#### Records to use

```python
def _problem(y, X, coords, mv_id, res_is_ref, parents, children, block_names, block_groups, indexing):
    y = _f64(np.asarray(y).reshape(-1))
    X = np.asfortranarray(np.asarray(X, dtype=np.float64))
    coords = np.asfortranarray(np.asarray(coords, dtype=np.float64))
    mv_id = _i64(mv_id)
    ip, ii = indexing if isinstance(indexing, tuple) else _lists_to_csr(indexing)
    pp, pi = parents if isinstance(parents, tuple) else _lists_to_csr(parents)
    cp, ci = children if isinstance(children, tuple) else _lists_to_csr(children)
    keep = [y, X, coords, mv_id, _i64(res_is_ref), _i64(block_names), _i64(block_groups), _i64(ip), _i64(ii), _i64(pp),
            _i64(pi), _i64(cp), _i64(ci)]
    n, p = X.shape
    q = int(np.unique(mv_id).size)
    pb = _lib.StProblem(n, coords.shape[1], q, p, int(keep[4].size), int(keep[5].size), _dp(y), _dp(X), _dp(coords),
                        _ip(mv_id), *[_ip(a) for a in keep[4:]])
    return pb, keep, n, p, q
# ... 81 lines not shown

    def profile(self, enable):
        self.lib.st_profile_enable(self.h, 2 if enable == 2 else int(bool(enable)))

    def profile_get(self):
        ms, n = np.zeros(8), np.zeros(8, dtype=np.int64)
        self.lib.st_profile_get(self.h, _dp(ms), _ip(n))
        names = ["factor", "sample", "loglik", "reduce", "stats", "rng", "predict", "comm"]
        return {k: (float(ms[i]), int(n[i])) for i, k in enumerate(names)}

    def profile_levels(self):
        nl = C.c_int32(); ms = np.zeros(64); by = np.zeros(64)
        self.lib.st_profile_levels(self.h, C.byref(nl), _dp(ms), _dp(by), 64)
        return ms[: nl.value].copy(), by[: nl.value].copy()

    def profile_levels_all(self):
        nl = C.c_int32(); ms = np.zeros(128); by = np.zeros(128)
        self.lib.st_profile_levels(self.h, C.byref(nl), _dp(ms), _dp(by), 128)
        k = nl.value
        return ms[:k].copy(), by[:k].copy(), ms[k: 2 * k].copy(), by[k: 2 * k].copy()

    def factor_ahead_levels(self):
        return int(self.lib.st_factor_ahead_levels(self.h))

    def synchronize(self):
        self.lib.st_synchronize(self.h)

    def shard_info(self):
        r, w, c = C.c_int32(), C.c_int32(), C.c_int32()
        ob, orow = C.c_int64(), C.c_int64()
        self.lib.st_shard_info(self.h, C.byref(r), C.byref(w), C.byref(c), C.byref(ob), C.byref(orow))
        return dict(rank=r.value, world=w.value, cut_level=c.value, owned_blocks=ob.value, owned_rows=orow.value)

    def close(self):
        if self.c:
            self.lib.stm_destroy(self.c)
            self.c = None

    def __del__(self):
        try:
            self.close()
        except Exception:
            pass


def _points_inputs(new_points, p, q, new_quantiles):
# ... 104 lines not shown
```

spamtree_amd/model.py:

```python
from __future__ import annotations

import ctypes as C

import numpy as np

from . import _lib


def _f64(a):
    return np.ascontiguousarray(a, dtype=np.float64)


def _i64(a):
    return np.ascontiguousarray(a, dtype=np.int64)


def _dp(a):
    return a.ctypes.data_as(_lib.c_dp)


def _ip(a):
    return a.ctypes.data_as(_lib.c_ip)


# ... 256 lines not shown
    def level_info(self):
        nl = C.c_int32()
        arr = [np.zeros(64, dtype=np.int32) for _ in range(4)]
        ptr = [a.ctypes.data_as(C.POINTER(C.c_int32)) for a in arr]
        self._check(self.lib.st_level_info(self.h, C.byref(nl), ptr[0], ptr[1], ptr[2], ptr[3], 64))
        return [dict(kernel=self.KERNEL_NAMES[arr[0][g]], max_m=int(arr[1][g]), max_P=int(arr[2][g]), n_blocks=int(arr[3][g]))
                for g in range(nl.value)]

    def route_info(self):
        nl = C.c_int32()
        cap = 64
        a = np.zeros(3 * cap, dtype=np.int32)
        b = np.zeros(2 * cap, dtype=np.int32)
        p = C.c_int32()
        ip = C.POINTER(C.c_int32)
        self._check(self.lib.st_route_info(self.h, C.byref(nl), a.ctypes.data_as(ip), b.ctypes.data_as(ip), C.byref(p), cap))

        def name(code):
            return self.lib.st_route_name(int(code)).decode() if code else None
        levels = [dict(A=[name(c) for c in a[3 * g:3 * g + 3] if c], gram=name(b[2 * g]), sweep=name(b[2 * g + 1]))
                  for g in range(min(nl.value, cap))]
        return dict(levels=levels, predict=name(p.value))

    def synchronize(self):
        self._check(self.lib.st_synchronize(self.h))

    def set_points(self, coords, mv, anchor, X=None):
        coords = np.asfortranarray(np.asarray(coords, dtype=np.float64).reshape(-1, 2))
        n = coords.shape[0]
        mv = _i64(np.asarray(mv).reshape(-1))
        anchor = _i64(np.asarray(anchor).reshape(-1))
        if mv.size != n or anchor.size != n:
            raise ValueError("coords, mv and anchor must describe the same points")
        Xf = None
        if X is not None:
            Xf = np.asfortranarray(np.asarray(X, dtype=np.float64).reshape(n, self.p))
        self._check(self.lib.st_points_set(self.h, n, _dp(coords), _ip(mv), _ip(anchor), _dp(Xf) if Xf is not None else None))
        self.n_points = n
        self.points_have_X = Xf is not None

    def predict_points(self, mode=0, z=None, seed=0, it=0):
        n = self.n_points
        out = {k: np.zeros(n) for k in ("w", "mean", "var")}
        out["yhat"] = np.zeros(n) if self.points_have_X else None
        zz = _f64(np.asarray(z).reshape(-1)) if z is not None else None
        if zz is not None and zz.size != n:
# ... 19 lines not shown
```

########

# Problem requirements
All the entries above are to be transcribed without any alteration.

# Task answer
```python
def _problem(y, X, coords, mv_id, res_is_ref, parents, children, block_names, block_groups, indexing):
    y = _f64(np.asarray(y).reshape(-1))
    X = np.asfortranarray(np.asarray(X, dtype=np.float64))
    coords = np.asfortranarray(np.asarray(coords, dtype=np.float64))
    mv_id = _i64(mv_id)
    ip, ii = indexing if isinstance(indexing, tuple) else _lists_to_csr(indexing)
    pp, pi = parents if isinstance(parents, tuple) else _lists_to_csr(parents)
    cp, ci = children if isinstance(children, tuple) else _lists_to_csr(children)
    keep = [y, X, coords, mv_id, _i64(res_is_ref), _i64(block_names), _i64(block_groups), _i64(ip), _i64(ii), _i64(pp),
            _i64(pi), _i64(cp), _i64(ci)]
    n, p = X.shape
    q = int(np.unique(mv_id).size)
    pb = _lib.StProblem(n, coords.shape[1], q, p, int(keep[4].size), int(keep[5].size), _dp(y), _dp(X), _dp(coords),
                        _ip(mv_id), *[_ip(a) for a in keep[4:]])
    return pb, keep, n, p, q
# ... 81 lines not shown

    def profile(self, enable):
        self.lib.st_profile_enable(self.h, 2 if enable == 2 else int(bool(enable)))

    def profile_get(self):
        ms, n = np.zeros(8), np.zeros(8, dtype=np.int64)
        self.lib.st_profile_get(self.h, _dp(ms), _ip(n))
        names = ["factor", "sample", "loglik", "reduce", "stats", "rng", "predict", "comm"]
        return {k: (float(ms[i]), int(n[i])) for i, k in enumerate(names)}

    def profile_levels(self):
        nl = C.c_int32(); ms = np.zeros(64); by = np.zeros(64)
        self.lib.st_profile_levels(self.h, C.byref(nl), _dp(ms), _dp(by), 64)
        return ms[: nl.value].copy(), by[: nl.value].copy()

    def profile_levels_all(self):
        nl = C.c_int32(); ms = np.zeros(128); by = np.zeros(128)
        self.lib.st_profile_levels(self.h, C.byref(nl), _dp(ms), _dp(by), 128)
        k = nl.value
        return ms[:k].copy(), by[:k].copy(), ms[k: 2 * k].copy(), by[k: 2 * k].copy()

    def factor_ahead_levels(self):
        return int(self.lib.st_factor_ahead_levels(self.h))

    def synchronize(self):
        self.lib.st_synchronize(self.h)

    def shard_info(self):
        r, w, c = C.c_int32(), C.c_int32(), C.c_int32()
        ob, orow = C.c_int64(), C.c_int64()
        self.lib.st_shard_info(self.h, C.byref(r), C.byref(w), C.byref(c), C.byref(ob), C.byref(orow))
        return dict(rank=r.value, world=w.value, cut_level=c.value, owned_blocks=ob.value, owned_rows=orow.value)

    def close(self):
        if self.c:
            self.lib.stm_destroy(self.c)
            self.c = None

    def __del__(self):
        try:
            self.close()
        except Exception:
            pass


def _points_inputs(new_points, p, q, new_quantiles):
# ... 104 lines not shown
```

spamtree_amd/model.py:

```python
from __future__ import annotations

import ctypes as C

import numpy as np

from . import _lib


def _f64(a):
    return np.ascontiguousarray(a, dtype=np.float64)


def _i64(a):
    return np.ascontiguousarray(a, dtype=np.int64)


def _dp(a):
    return a.ctypes.data_as(_lib.c_dp)


def _ip(a):
    return a.ctypes.data_as(_lib.c_ip)


# ... 256 lines not shown
    def level_info(self):
        nl = C.c_int32()
        arr = [np.zeros(64, dtype=np.int32) for _ in range(4)]
        ptr = [a.ctypes.data_as(C.POINTER(C.c_int32)) for a in arr]
        self._check(self.lib.st_level_info(self.h, C.byref(nl), ptr[0], ptr[1], ptr[2], ptr[3], 64))
        return [dict(kernel=self.KERNEL_NAMES[arr[0][g]], max_m=int(arr[1][g]), max_P=int(arr[2][g]), n_blocks=int(arr[3][g]))
                for g in range(nl.value)]

    def route_info(self):
        nl = C.c_int32()
        cap = 64
        a = np.zeros(3 * cap, dtype=np.int32)
        b = np.zeros(2 * cap, dtype=np.int32)
        p = C.c_int32()
        ip = C.POINTER(C.c_int32)
        self._check(self.lib.st_route_info(self.h, C.byref(nl), a.ctypes.data_as(ip), b.ctypes.data_as(ip), C.byref(p), cap))

        def name(code):
            return self.lib.st_route_name(int(code)).decode() if code else None
        levels = [dict(A=[name(c) for c in a[3 * g:3 * g + 3] if c], gram=name(b[2 * g]), sweep=name(b[2 * g + 1]))
                  for g in range(min(nl.value, cap))]
        return dict(levels=levels, predict=name(p.value))

    def synchronize(self):
        self._check(self.lib.st_synchronize(self.h))

    def set_points(self, coords, mv, anchor, X=None):
        coords = np.asfortranarray(np.asarray(coords, dtype=np.float64).reshape(-1, 2))
        n = coords.shape[0]
        mv = _i64(np.asarray(mv).reshape(-1))
        anchor = _i64(np.asarray(anchor).reshape(-1))
        if mv.size != n or anchor.size != n:
            raise ValueError("coords, mv and anchor must describe the same points")
        Xf = None
        if X is not None:
            Xf = np.asfortranarray(np.asarray(X, dtype=np.float64).reshape(n, self.p))
        self._check(self.lib.st_points_set(self.h, n, _dp(coords), _ip(mv), _ip(anchor), _dp(Xf) if Xf is not None else None))
        self.n_points = n
        self.points_have_X = Xf is not None

    def predict_points(self, mode=0, z=None, seed=0, it=0):
        n = self.n_points
        out = {k: np.zeros(n) for k in ("w", "mean", "var")}
        out["yhat"] = np.zeros(n) if self.points_have_X else None
        zz = _f64(np.asarray(z).reshape(-1)) if z is not None else None
        if zz is not None and zz.size != n:
# ... 19 lines not shown
```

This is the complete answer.